For the uncoated PET film, the water vapour permeance decrease is important and varies from \(3.05\times 10^{-12}\) to \(8.50\times 10^{-13}\,\hbox {kg}\,\hbox {m}^{-2}\,\hbox {s}^{-1}\,\hbox {Pa}^{-1}\) when the dry air pressure increases from 14665 to 97325 Pa. The measured values are from 10 and 100 times lower than the permeances usually measured for pure water vapour. For the coated film, the decrease is less obvious and the measured values are in the same order of magnitude as that of measured for pure water vapour. The water vapour permeance decreases from \(5.30\times 10^{-13}\) to \(2.67\times 10^{-13}\,\hbox {kg}\,\hbox {m}^{-2}\,\hbox {s}^{-1}\,\hbox {Pa}^{-1}\) when the dry air pressure increases from 13865 to 91192 Pa.

Measurements have been realized in order to study the impact of the water vapour pressure on the dry air permeance. As air permeances are much smaller than water vapour permeances, the tests were only carried out with uncoated PET film, with several upstream water vapour partial pressures and at different temperatures varying from 30 to \(60\,^{\circ }\hbox {C}\). Figure 22 shows the dry air permeance values rectified at \(50\,^{\circ }\hbox {C}\).

Figure 22
figure 22

Dry air permeance (corrected at \(50\,^{\circ }\hbox {C}\)) regarding to the water vapour partial pressure, for the uncoated PET \(12\,\upmu \hbox {m}\) film

We note that the dry air permeance also depends on the water vapour partial pressure. The dry air permeance decreases from \(3.76\times 10^{-14}\) to \(1.83\times 10^{-14}\,\hbox {kg}\,\hbox {m}^{-2}\,\hbox {s}^{-1}\,\hbox {Pa}^{-1}\) when the water vapour partial pressure increases from 20 to 440 Pa. It is also possible to fit the curve with a power law. Obviously, water vapour and dry air transfer characteristics cannot be considered as independent.

Conclusion and outlooks

All simulations and experimental work presented in this paper aim at improving our understanding of the mass transfer phenomena through the VIPs barriers. The numerical model could not be quantitatively validated. But the qualitative results highlight the impact of the defects distributions and characteristics on the films’ permeance. We were able to better understand the different mechanisms and diffusion regimes involved.

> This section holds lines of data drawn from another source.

template <int WM, int WN, int NT, int EPI, int NSTAGE, int ABL = 0, int BKC = 32, bool SLAB = true>
__device__ __forceinline__ void gemm_dma_tile(const GemmParams& p, const int b, const int nb, float* smem) {
    using T = DmaTile<WM, WN, NT, BKC>;
    constexpr int NW = T::NW, BM = T::BM, BN = T::BN, CNT = T::CNT, IA = T::IA, IW = T::IW;
    constexpr int NS2 = BKC / 16;
    constexpr int RPI = 1024 / T::A_ROW;
    constexpr int CPR = T::A_ROW / 16;
    static_assert(NSTAGE >= 2 && NSTAGE <= 4, "ring depth");
    static_assert(CNT * (NSTAGE - 1) < 64, "vmcnt range");
    uint8_t* const lds = reinterpret_cast<uint8_t*>(smem);
    const uint32_t lds0 = (uint32_t)(size_t)(__attribute__((address_space(3))) void*)smem;

    const int tid = threadIdx.x, lane = tid & 63;
    const int wave = __builtin_amdgcn_readfirstlane(tid >> 6);
    const int wm = wave / WN, wn = wave % WN;
    const int r = lane & 31, h = lane >> 5;
    const int tiles_n = p.N / BN;
    int tile;
    {
        const int xcd = b & 7, q = nb >> 3, rem = nb & 7;
        tile = (xcd < rem ? xcd * (q + 1) : rem * (q + 1) + (xcd - rem) * q) + (b >> 3);
    }
    const int tile_m = tile / tiles_n, tile_n = tile % tiles_n;
    const int64_t m0 = (int64_t)tile_m * BM;
    if (m0 >= p.M) return;
    PAFUSE_STAMP(0);
    const int n0 = tile_n * BN;
    const int K = p.K, nk = K / BKC;

    const float* Abase = p.A + m0 * K;
    const uint8_t* Wbase = p.Wsplit + (int64_t)n0 * T::W_ROW + lane * 16;
    const int64_t ws_chunk = (int64_t)p.N * T::W_ROW;
    const int sw_src = BKC == 32 ? (lane & 7) ^ ((4 * (wave & 1) + (lane >> 4)) & 7)
                                 : (lane & 3) ^ ((lane >> 4) & 3);
    int a_off[CNT];
#pragma unroll
    for (int j = 0; j < CNT; ++j) {
        int i = wave + j * NW;
        i = i < IA + IW ? i : IA + IW - 1;
        const int row = RPI * (i < IA ? i : 0) + lane / CPR;
        const int64_t lim = p.M - 1 - m0;
        const int grow = row < lim ? row : (int)lim;
        a_off[j] = grow * K + sw_src * 4;
    }
    auto issue_piece = [&](int kc, int st, int j) {
        if constexpr (ABL >= 2) return;
        uint8_t* const sa = lds + st * T::STAGE_BYTES;
        int i = wave + j * NW;
        i = i < IA + IW ? i : IA + IW - 1;
        if (i < IA)
            __builtin_amdgcn_global_load_lds((const __attribute__((address_space(1))) void*)(Abase + kc * BKC + a_off[j]),
                                             (__attribute__((address_space(3))) void*)(sa + i * 1024), 16, 0, 0);
        else
            __builtin_amdgcn_global_load_lds(
                (const __attribute__((address_space(1))) void*)(Wbase + kc * ws_chunk + (i - IA) * 1024),
                (__attribute__((address_space(3))) void*)(sa + T::A_BYTES + (i - IA) * 1024), 16, 0, 0);
    };
    auto issue = [&](int kc, int st) {
#pragma unroll
        for (int j = 0; j < CNT; ++j) issue_piece(kc, st, j);
    };

    f32x16 acc[NT];
#pragma unroll
    for (int nt = 0; nt < NT; ++nt)
#pragma unroll
        for (int i = 0; i < 16; ++i) acc[nt][i] = 0.f;

    const int sw = BKC == 32 ? (r >> 1) & 7 : (r >> 2) & 3;
    const int a_row = (wm * 32 + r) * T::A_ROW;
    int a_pos[4];
#pragma unroll
    for (int x = 0; x < 4; ++x) a_pos[x] = a_row + (((4 * (x >> 1) + 2 * h + (x & 1)) ^ sw) & (CPR - 1)) * 16;
    const int w_row = T::A_BYTES + (wn * NT * 32 + r) * T::W_ROW;
    const int w_sub[2] = {w_row + wsplit_sub_offset<BKC>(r, h), w_row + wsplit_sub_offset<BKC>(r, (2 + h) % (BKC / 8))};

    if constexpr (NS2 == 1 && NSTAGE == 3 && ABL != 1) {
        static_assert(NT >= 1, "groups");
#define PAFUSE_PIN_ACC(A) asm volatile("" : "+v"(A))
#define PAFUSE_PIN_PAIR(P) asm volatile("" : "+v"((P).x0), "+v"((P).x1), "+v"((P).s0), "+v"((P).s1), "+v"((P).s2))
        issue(0, 0);
        if (1 < nk) issue(1, 1);
        wait_vmcnt<0>();
        __builtin_amdgcn_s_barrier();
        u32x4 wf[2][3], cur[3], nxt[3];
        SplitPair sp[4];
        auto load_w = [&](auto SLOT, auto NTI, uint32_t stage_addr) {
            constexpr int slot = decltype(SLOT)::value, nti = decltype(NTI)::value;
            constexpr int full = nti * 32 * T::W_ROW;
            constexpr int off = full + 32 < 65536 ? full : 0;
            const uint32_t addr = stage_addr + (uint32_t)w_sub[0] + (uint32_t)(full - off);
            wf[slot][0] = lds_read128<off>(addr);
            wf[slot][1] = lds_read128<off + 16>(addr);
            wf[slot][2] = lds_read128<off + 32>(addr);
        };
        {
            u32x4 a_lo = lds_read128<0>(lds0 + (uint32_t)a_pos[0]);
            u32x4 a_hi = lds_read128<0>(lds0 + (uint32_t)a_pos[1]);
            load_w(std::integral_constant<int, 0>{}, std::integral_constant<int, 0>{}, lds0);
            asm volatile("s_waitcnt lgkmcnt(0)"
                         : "+v"(a_lo), "+v"(a_hi), "+v"(wf[0][0]), "+v"(wf[0][1]), "+v"(wf[0][2]));
#pragma unroll
            for (int q = 0; q < 4; ++q) {
                sp[q].x0 = __builtin_bit_cast(float, q < 2 ? a_lo[2 * q] : a_hi[2 * q - 4]);
                sp[q].x1 = __builtin_bit_cast(float, q < 2 ? a_lo[2 * q + 1] : a_hi[2 * q - 3]);
                sp[q].template stage<0>(), sp[q].template stage<1>(), sp[q].template stage<2>();
                sp[q].template stage<3>(), sp[q].template stage<4>();
                cur[0][q] = sp[q].s0, cur[1][q] = sp[q].s1, cur[2][q] = sp[q].s2;
            }
        }
        for (int kc = 0; kc < nk; ++kc) {
            if (kc > 0) {
                wait_vmcnt<0>();
                __builtin_amdgcn_s_barrier();
            }
            const bool refill = kc + 2 < nk;
            const int kn = kc + 2, stn = kn % 3;
            const uint32_t s_cur = lds0 + (uint32_t)((kc % 3) * T::STAGE_BYTES);
            const uint32_t s_nxt = lds0 + (uint32_t)(((kc + 1) % 3) * T::STAGE_BYTES);
            __builtin_amdgcn_s_setprio(1);
            u32x4 n_lo = lds_read128<0>(s_nxt + (uint32_t)a_pos[0]);
            u32x4 n_hi = lds_read128<0>(s_nxt + (uint32_t)a_pos[1]);
            static_for<NT>([&](auto G) {
                constexpr int g = decltype(G)::value;
                constexpr int q0 = ABL < 3 ? (4 * g) / NT : 0, q1 = ABL < 3 ? (4 * (g + 1)) / NT : 0;
                if constexpr (g + 1 < NT)
                    load_w(std::integral_constant<int, (g + 1) & 1>{}, std::integral_constant<int, g + 1>{}, s_cur);
                else
                    load_w(std::integral_constant<int, (g + 1) & 1>{}, std::integral_constant<int, 0>{}, s_nxt);
                if constexpr (g == 0) {
                    asm volatile("s_waitcnt lgkmcnt(3)" : "+v"(n_lo), "+v"(n_hi));
#pragma unroll
                    for (int q = 0; q < 4; ++q) {
                        sp[q].x0 = __builtin_bit_cast(float, q < 2 ? n_lo[2 * q] : n_hi[2 * q - 4]);
                        sp[q].x1 = __builtin_bit_cast(float, q < 2 ? n_lo[2 * q + 1] : n_hi[2 * q - 3]);
                    }
                } else {
                    asm volatile("s_waitcnt lgkmcnt(3)" : "+v"(wf[g & 1][0]), "+v"(wf[g & 1][1]), "+v"(wf[g & 1][2]));
                }
                const u32x4(&w)[3] = wf[g & 1];
                auto mm = [&](int wi, int ai) {
                    PAFUSE_PIN_ACC(acc[g]);
                    acc[g] = mfma_bf16_k16(__builtin_bit_cast(bf16x8, w[wi]), __builtin_bit_cast(bf16x8, cur[ai]), acc[g]);
                };
                auto pins = [&]() {
#pragma unroll
                    for (int q = q0; q < q1; ++q) PAFUSE_PIN_PAIR(sp[q]);
                };
                pins();
                mm(0, 2);
                {
                    constexpr int PER = (CNT + NT - 1) / NT, j0 = g * PER, j1 = (g + 1) * PER < CNT ? (g + 1) * PER : CNT;
                    if constexpr (j0 < j1 && ABL < 2) {
                        asm volatile("" ::: "memory");
                        if (refill) {
#pragma unroll
                            for (int j = j0; j < j1; ++j) issue_piece(kn, stn, j);
                        }
                        asm volatile("" ::: "memory");
                    }
                }
#pragma unroll
                for (int q = q0; q < q1; ++q) sp[q].template stage<0>();
                pins();
                mm(2, 0);
#pragma unroll
                for (int q = q0; q < q1; ++q) sp[q].template stage<1>();
                pins();
                mm(1, 1);
#pragma unroll
                for (int q = q0; q < q1; ++q) sp[q].template stage<2>();
                pins();
                mm(0, 1);
#pragma unroll
                for (int q = q0; q < q1; ++q) sp[q].template stage<3>();
                pins();
                mm(1, 0);
#pragma unroll
                for (int q = q0; q < q1; ++q) {
                    sp[q].template stage<4>();
                    nxt[0][q] = sp[q].s0, nxt[1][q] = sp[q].s1, nxt[2][q] = sp[q].s2;
                }
                pins();
                mm(0, 0);
            });
            asm volatile("s_waitcnt lgkmcnt(0)" : "+v"(wf[NT & 1][0]), "+v"(wf[NT & 1][1]), "+v"(wf[NT & 1][2]));
            if constexpr ((NT & 1) != 0) wf[0][0] = wf[1][0], wf[0][1] = wf[1][1], wf[0][2] = wf[1][2];
            if constexpr (ABL < 3) cur[0] = nxt[0], cur[1] = nxt[1], cur[2] = nxt[2];
            __builtin_amdgcn_s_setprio(0);
        }
#undef PAFUSE_PIN_ACC
#undef PAFUSE_PIN_PAIR
        wait_vmcnt<0>();
    } else {
    #pragma unroll
        for (int s = 0; s < NSTAGE - 1; ++s)
            if (s < nk) issue(s, s);

        for (int kc = 0; kc < nk; ++kc) {
            if (kc + NSTAGE - 2 < nk)
                wait_vmcnt<CNT*(NSTAGE - 2)>();
            else
                wait_vmcnt<0>();
            __builtin_amdgcn_s_barrier();
            if (kc == 0) { PAFUSE_STAMP(3); }
            const bool refill = kc + NSTAGE - 1 < nk;
            const int kn = kc + NSTAGE - 1, stn = kn % NSTAGE;
            const uint8_t* st = lds + (kc % NSTAGE) * T::STAGE_BYTES;
            if constexpr (ABL == 1) continue;
            constexpr int NG = NS2 * NT;
            __builtin_amdgcn_s_setprio(1);
    #define PAFUSE_PIN_ACC(A) asm volatile("" : "+v"(A))
    #define PAFUSE_PIN_PAIR(P) asm volatile("" : "+v"((P).x0), "+v"((P).x1), "+v"((P).s0), "+v"((P).s1), "+v"((P).s2))
            const uint32_t sbase = lds0 + (uint32_t)((kc % NSTAGE) * T::STAGE_BYTES);
            u32x4 wf[2][3];
            auto load_w = [&](auto G) {
                constexpr int g = decltype(G)::value;
                constexpr int full = (g % NT) * 32 * T::W_ROW;
                constexpr int off = full + 32 < 65536 ? full : 0;
                const uint32_t addr = sbase + (uint32_t)w_sub[g / NT] + (uint32_t)(full - off);
                wf[g & 1][0] = lds_read128<off>(addr);
                wf[g & 1][1] = lds_read128<off + 16>(addr);
                wf[g & 1][2] = lds_read128<off + 32>(addr);
            };
            u32x4 a_lo = lds_read128<0>(sbase + (uint32_t)a_pos[0]);
            u32x4 a_hi = lds_read128<0>(sbase + (uint32_t)a_pos[1]);
            load_w(std::integral_constant<int, 0>{});
            u32x4 b_lo, b_hi;
            if constexpr (NS2 == 2) {
                b_lo = lds_read128<0>(sbase + (uint32_t)a_pos[2]);
                b_hi = lds_read128<0>(sbase + (uint32_t)a_pos[3]);
                asm volatile("s_waitcnt lgkmcnt(5)" : "+v"(a_lo), "+v"(a_hi));
            } else {
                asm volatile("s_waitcnt lgkmcnt(3)" : "+v"(a_lo), "+v"(a_hi));
            }
            SplitPair sp[4];
            u32x4 cur[3], nxt[3];
    #pragma unroll
            for (int q = 0; q < 4; ++q) {
                sp[q].x0 = __builtin_bit_cast(float, q < 2 ? a_lo[2 * q] : a_hi[2 * q - 4]);
                sp[q].x1 = __builtin_bit_cast(float, q < 2 ? a_lo[2 * q + 1] : a_hi[2 * q - 3]);
                if constexpr (ABL >= 3) {
                    cur[0][q] = __builtin_bit_cast(uint32_t, sp[q].x0), cur[1][q] = __builtin_bit_cast(uint32_t, sp[q].x1);
                    cur[2][q] = cur[0][q];
                    continue;
                }
                sp[q].template stage<0>(), sp[q].template stage<1>(), sp[q].template stage<2>(), sp[q].template stage<3>();
                sp[q].template stage<4>();
                cur[0][q] = sp[q].s0, cur[1][q] = sp[q].s1, cur[2][q] = sp[q].s2;
            }
            static_for<NG>([&](auto G) {
                constexpr int g = decltype(G)::value;
                constexpr int nt = g % NT;
                constexpr bool SPL = g < NT && ABL < 3 && NS2 == 2;
                constexpr int q0 = SPL ? (4 * nt) / NT : 0, q1 = SPL ? (4 * (nt + 1)) / NT : 0;
                if constexpr (g + 1 < NG) {
                    load_w(std::integral_constant<int, g + 1>{});
                    if constexpr (g == 0 && NS2 == 2) {
                        asm volatile("s_waitcnt lgkmcnt(3)"
                                     : "+v"(wf[0][0]), "+v"(wf[0][1]), "+v"(wf[0][2]), "+v"(b_lo), "+v"(b_hi));
    #pragma unroll
                        for (int q = 0; q < 4; ++q) {
                            sp[q].x0 = __builtin_bit_cast(float, q < 2 ? b_lo[2 * q] : b_hi[2 * q - 4]);
                            sp[q].x1 = __builtin_bit_cast(float, q < 2 ? b_lo[2 * q + 1] : b_hi[2 * q - 3]);
                        }
                    } else {
                        asm volatile("s_waitcnt lgkmcnt(3)" : "+v"(wf[g & 1][0]), "+v"(wf[g & 1][1]), "+v"(wf[g & 1][2]));
                    }
                } else {
                    asm volatile("s_waitcnt lgkmcnt(0)" : "+v"(wf[g & 1][0]), "+v"(wf[g & 1][1]), "+v"(wf[g & 1][2]));
                }
                const u32x4(&w)[3] = wf[g & 1];
                auto mm = [&](int wi, int ai) {
                    PAFUSE_PIN_ACC(acc[nt]);
                    acc[nt] = mfma_bf16_k16(__builtin_bit_cast(bf16x8, w[wi]), __builtin_bit_cast(bf16x8, cur[ai]), acc[nt]);
                };
                auto pins = [&]() {
    #pragma unroll
                    for (int q = q0; q < q1; ++q) PAFUSE_PIN_PAIR(sp[q]);
                };
                pins();
                mm(0, 2);
                {
                    constexpr int PER = (CNT + NG - 1) / NG, j0 = g * PER, j1 = (g + 1) * PER < CNT ? (g + 1) * PER : CNT;
                    if constexpr (j0 < j1 && ABL < 2) {
                        asm volatile("" ::: "memory");
                        if (refill) {
    #pragma unroll
                            for (int j = j0; j < j1; ++j) issue_piece(kn, stn, j);
                        }
                        asm volatile("" ::: "memory");
                    }
                }
    #pragma unroll
                for (int q = q0; q < q1; ++q) sp[q].template stage<0>();
                pins();
                mm(2, 0);
    #pragma unroll
                for (int q = q0; q < q1; ++q) sp[q].template stage<1>();
                pins();
                mm(1, 1);
    #pragma unroll
                for (int q = q0; q < q1; ++q) sp[q].template stage<2>();
                pins();
                mm(0, 1);
    #pragma unroll
                for (int q = q0; q < q1; ++q) sp[q].template stage<3>();
                pins();
                mm(1, 0);
    #pragma unroll
                for (int q = q0; q < q1; ++q) {
                    sp[q].template stage<4>();
                    nxt[0][q] = sp[q].s0, nxt[1][q] = sp[q].s1, nxt[2][q] = sp[q].s2;
                }
                pins();
                mm(0, 0);
                if constexpr (g == NT - 1 && ABL < 3 && NS2 == 2) cur[0] = nxt[0], cur[1] = nxt[1], cur[2] = nxt[2];
                if constexpr (g == NT - 1 && ABL >= 3 && NS2 == 2) {
    #pragma unroll
                    for (int q = 0; q < 4; ++q)
                        cur[0][q] = cur[2][q] = __builtin_bit_cast(uint32_t, sp[q].x0), cur[1][q] = __builtin_bit_cast(uint32_t, sp[q].x1);
                }
            });
    #undef PAFUSE_PIN_ACC
    #undef PAFUSE_PIN_PAIR
            __builtin_amdgcn_s_setprio(0);
        }
    }
    PAFUSE_STAMP(1);
    __syncthreads();
    constexpr int VEC = EPI == EPI_BIAS ? 0 : (7 * BM * WN + 3) / 4 * 4;
    if constexpr (VEC > 0) {
        static_assert((size_t)(VEC + 5 * BN) * sizeof(float) <= (size_t)NSTAGE * T::STAGE_BYTES, "epilogue vectors must fit the ring");
        const float* const src[5] = {p.bias, p.post_w, p.post_b, p.next_w, p.next_b};
#pragma unroll
        for (int v = 0; v < 5; ++v)
            if (src[v])
                for (int i = tid; i < BN / 4; i += T::NTHR)
                    *reinterpret_cast<f32x4*>(smem + VEC + v * BN + 4 * i) = *reinterpret_cast<const f32x4*>(src[v] + n0 + 4 * i);
        __syncthreads();
    }
    if constexpr (ABL == 4) {
        float sacc = 0.f;
#pragma unroll
        for (int nt = 0; nt < NT; ++nt)
#pragma unroll
            for (int i = 0; i < 16; ++i) sacc += acc[nt][i];
        if (sacc == 123.456f) p.out[0] = sacc;
        return;
    }
    if constexpr (EPI == EPI_ROWLN && SLAB) {
        constexpr size_t RINGF = (size_t)NSTAGE * T::STAGE_BYTES / sizeof(float);
        constexpr auto need = [](int nth) { return (size_t)VEC + 5 * BN + (size_t)NW * 32 * (32 * nth + 4); };
        constexpr int NTH = (NT % 2 == 0 && need(2) <= RINGF) ? 2 : 1;
        static_assert(need(NTH) <= RINGF, "epilogue scratch must fit the ring");
        epilogue_rows_h<WN, NT, BM, NW, NTH, false, 2>(acc, p, m0, n0, wm, wn, r, h, wave, lane, smem, 1.0f);
    } else {
        epilogue_row_per_lane<WN, NT, BM, EPI, VEC>(acc, p, m0, n0, wm, wn, r, h, smem);
    }
}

The SEM observations enabled us first of all to detect defects on the coated layer and aluminium grains. The increase in the aluminium thickness leads to smaller and less numerous defects. Beyond 70 nm it was not possible to detect defects with the SEM on the films studied. This could be in favour of the hypothesis of a diffusion phenomenon through the grain boundaries. In any cases, the diffusion does not take place without interaction with the aluminium coating.

The results lead us to become quite involved in the interaction between the gases and the coated layer on the one hand and the coupling between these gases on the other hand.